## Aim of the task
Copy out each line in the material below that has the word "blockIdx".

## Provided data
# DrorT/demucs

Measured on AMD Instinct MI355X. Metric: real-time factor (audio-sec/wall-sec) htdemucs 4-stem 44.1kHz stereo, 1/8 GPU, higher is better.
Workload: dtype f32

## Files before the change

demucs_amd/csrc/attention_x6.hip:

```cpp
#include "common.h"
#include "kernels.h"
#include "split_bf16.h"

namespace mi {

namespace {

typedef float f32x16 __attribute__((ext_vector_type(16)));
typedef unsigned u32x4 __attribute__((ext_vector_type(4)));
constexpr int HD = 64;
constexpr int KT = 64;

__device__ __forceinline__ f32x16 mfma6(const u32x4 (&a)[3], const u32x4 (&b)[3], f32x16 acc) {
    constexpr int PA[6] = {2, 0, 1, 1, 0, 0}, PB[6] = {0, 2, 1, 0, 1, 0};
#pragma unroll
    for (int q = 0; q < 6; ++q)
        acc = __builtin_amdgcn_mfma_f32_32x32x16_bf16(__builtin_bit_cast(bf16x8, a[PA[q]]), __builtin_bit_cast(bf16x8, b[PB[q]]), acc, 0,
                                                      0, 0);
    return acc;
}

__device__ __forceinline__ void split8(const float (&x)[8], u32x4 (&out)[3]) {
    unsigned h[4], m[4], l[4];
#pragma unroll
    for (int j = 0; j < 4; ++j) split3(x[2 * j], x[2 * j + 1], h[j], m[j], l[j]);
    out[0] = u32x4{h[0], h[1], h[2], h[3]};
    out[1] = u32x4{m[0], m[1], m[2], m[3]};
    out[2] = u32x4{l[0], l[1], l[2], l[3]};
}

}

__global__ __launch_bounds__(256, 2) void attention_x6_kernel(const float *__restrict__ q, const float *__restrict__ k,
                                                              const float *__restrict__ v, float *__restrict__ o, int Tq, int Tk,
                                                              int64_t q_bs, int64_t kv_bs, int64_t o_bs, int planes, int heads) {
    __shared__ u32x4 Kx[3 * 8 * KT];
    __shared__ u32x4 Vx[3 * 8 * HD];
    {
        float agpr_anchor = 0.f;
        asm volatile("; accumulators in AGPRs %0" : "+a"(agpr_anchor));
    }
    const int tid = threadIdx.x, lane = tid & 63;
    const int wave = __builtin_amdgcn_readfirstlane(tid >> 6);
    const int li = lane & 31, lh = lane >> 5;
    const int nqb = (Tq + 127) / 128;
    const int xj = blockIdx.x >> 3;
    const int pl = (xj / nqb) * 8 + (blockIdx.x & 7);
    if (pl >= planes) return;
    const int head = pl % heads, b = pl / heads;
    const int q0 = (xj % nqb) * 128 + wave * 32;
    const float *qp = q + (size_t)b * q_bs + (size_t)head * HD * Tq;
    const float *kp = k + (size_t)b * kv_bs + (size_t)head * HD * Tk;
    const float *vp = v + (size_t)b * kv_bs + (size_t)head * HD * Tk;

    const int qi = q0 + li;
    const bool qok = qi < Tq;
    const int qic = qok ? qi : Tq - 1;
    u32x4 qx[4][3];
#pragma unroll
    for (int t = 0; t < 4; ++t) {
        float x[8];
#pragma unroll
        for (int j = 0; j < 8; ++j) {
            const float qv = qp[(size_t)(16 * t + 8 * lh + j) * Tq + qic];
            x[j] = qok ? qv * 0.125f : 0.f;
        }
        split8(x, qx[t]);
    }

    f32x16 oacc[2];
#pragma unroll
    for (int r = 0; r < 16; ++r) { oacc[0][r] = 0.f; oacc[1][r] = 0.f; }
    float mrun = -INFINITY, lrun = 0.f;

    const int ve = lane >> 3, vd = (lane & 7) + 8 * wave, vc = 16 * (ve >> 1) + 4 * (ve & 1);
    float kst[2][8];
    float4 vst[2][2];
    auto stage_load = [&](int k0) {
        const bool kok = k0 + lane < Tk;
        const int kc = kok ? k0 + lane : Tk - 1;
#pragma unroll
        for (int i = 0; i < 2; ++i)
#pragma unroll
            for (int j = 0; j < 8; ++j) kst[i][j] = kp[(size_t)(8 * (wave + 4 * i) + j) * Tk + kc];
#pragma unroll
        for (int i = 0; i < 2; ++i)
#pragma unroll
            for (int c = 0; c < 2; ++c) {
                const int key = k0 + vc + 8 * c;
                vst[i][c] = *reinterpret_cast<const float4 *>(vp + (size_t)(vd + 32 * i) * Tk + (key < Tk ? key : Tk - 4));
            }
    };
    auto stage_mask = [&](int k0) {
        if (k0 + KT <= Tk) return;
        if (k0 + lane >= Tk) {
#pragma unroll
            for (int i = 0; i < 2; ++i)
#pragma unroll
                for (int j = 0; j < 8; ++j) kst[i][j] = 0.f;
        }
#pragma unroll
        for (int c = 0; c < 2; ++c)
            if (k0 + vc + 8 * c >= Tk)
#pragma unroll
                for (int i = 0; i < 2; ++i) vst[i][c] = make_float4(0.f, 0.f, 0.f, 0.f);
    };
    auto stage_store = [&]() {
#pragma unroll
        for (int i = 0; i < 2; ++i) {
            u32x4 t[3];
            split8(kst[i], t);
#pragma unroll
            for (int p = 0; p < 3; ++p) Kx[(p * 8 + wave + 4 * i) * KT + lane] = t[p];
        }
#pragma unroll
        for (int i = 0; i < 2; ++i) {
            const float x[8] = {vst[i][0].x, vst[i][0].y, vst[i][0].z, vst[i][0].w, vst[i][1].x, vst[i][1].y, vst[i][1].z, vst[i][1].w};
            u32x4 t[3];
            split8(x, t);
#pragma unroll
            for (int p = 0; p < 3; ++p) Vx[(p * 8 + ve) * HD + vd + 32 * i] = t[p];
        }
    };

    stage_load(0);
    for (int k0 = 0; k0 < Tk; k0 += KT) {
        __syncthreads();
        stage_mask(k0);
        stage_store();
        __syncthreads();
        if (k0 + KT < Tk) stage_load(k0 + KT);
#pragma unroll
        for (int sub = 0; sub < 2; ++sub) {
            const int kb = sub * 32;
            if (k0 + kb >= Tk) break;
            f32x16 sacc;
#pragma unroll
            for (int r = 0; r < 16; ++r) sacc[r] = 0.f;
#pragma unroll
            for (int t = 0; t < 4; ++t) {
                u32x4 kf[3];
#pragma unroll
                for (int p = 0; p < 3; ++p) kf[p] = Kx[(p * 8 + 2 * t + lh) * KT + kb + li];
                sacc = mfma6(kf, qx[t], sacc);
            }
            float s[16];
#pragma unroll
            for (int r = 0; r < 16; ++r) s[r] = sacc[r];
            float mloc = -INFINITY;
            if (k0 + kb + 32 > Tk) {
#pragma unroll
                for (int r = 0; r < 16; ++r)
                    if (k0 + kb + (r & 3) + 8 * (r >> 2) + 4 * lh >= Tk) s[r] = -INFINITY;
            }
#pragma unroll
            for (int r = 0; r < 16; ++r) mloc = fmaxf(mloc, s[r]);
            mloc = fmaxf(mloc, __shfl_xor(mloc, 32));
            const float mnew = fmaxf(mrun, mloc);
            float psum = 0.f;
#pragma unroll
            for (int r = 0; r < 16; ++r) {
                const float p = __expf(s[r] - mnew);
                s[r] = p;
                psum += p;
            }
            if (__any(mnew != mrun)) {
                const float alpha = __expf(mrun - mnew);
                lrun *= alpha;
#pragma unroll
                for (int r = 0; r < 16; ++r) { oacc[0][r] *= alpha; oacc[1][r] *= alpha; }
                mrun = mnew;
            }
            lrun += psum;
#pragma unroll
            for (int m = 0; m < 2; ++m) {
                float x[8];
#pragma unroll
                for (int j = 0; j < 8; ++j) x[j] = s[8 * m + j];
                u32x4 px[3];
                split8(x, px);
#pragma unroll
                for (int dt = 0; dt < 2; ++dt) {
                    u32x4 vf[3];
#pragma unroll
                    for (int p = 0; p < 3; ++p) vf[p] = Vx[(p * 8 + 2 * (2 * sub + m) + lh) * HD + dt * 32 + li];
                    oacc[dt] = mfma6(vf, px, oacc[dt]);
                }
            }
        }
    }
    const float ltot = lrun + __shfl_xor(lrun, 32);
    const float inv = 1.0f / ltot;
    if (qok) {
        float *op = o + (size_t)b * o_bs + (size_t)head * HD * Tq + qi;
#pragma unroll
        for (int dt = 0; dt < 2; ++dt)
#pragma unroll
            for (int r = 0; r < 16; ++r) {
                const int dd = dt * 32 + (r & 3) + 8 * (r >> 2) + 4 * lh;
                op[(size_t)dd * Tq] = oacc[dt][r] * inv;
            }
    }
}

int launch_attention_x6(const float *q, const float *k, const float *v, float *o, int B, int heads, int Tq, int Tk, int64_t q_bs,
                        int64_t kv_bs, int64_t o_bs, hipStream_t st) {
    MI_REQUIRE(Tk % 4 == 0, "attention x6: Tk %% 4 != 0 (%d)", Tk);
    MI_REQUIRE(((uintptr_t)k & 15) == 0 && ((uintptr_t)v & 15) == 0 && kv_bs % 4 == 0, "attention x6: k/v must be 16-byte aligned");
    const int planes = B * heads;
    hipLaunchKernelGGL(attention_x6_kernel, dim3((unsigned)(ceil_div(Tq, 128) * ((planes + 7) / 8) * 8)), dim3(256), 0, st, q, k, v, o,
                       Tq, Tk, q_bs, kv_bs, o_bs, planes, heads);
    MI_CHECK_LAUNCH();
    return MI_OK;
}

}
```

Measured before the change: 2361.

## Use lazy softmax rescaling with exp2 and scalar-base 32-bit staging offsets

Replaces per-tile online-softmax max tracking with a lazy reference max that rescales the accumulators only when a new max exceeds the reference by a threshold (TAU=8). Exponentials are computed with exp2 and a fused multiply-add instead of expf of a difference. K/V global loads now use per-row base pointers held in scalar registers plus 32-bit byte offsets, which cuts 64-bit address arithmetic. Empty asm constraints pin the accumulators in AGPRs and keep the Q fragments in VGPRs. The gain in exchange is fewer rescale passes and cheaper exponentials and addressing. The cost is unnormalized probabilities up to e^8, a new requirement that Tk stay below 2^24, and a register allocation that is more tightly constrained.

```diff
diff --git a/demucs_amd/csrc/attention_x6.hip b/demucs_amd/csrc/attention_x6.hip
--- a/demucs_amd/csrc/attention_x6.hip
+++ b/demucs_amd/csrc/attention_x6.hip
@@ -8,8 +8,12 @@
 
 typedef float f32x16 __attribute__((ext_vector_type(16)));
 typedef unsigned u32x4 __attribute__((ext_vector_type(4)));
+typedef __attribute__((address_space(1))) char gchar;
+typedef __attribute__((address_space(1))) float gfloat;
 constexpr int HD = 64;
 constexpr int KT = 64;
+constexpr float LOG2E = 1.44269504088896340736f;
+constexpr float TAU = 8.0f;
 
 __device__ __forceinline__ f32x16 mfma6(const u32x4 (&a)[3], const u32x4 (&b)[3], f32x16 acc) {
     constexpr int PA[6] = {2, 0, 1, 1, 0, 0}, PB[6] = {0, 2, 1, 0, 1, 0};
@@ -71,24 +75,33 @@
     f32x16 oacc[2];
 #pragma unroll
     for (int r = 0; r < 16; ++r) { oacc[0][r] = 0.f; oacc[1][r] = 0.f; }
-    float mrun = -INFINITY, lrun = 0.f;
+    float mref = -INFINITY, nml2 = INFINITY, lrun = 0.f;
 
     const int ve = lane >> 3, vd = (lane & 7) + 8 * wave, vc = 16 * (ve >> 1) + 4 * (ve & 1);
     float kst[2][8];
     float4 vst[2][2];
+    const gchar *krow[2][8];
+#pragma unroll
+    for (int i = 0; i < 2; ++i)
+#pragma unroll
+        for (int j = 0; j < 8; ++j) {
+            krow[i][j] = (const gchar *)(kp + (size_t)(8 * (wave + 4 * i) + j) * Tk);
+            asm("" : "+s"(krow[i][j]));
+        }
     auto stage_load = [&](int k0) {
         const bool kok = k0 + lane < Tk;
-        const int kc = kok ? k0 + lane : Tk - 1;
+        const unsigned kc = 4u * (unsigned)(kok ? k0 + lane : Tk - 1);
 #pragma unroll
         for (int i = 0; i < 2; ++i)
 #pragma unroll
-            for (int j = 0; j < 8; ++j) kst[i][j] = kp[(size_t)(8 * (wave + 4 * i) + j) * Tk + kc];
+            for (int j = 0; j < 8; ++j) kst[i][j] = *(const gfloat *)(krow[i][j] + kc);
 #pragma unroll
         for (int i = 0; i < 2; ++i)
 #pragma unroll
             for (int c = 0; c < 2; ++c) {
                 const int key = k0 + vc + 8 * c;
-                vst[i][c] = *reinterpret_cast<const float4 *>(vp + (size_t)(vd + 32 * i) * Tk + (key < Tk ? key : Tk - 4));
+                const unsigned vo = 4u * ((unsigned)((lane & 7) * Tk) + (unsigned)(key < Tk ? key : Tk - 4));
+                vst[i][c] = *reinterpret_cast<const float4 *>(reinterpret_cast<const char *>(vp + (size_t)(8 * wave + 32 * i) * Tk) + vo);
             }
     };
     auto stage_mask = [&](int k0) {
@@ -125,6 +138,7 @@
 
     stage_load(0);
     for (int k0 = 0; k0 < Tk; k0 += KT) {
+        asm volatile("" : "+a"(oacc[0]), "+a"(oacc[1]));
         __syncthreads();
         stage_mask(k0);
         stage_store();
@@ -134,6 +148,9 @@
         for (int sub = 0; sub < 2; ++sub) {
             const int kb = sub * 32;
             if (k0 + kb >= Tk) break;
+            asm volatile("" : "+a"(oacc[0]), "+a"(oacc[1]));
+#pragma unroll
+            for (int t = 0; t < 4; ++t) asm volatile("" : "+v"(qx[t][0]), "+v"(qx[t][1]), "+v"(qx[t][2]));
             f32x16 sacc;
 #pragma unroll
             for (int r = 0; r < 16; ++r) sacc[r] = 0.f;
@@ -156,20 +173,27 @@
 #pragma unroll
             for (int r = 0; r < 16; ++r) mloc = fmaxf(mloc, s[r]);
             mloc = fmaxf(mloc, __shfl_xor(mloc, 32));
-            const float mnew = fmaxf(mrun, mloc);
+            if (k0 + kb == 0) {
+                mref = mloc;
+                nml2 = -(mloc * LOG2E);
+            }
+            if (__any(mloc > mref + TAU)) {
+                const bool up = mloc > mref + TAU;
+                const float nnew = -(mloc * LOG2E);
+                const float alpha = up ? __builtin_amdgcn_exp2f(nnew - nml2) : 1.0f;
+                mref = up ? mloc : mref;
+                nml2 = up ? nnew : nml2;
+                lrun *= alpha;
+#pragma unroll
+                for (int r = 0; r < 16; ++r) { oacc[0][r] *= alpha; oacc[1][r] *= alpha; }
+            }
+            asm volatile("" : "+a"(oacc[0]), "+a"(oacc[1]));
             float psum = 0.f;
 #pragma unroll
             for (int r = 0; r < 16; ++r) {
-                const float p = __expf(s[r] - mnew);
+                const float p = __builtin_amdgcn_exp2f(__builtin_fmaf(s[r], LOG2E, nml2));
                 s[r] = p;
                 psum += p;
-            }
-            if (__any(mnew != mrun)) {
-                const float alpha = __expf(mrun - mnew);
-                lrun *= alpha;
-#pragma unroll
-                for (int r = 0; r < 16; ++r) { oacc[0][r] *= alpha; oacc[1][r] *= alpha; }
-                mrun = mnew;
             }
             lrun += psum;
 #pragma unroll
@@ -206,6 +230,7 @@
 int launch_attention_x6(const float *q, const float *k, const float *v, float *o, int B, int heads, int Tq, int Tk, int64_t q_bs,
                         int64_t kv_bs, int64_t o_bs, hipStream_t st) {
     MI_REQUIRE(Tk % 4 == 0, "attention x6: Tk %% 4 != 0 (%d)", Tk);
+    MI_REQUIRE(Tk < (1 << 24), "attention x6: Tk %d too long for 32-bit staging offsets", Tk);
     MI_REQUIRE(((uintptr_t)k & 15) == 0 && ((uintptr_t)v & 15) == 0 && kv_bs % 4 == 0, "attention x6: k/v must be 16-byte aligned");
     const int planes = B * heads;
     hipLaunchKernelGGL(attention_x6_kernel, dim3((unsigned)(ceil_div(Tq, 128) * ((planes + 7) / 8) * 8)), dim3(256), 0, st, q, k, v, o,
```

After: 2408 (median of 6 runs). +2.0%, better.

## Written solution
    const int xj = blockIdx.x >> 3;
    const int pl = (xj / nqb) * 8 + (blockIdx.x & 7);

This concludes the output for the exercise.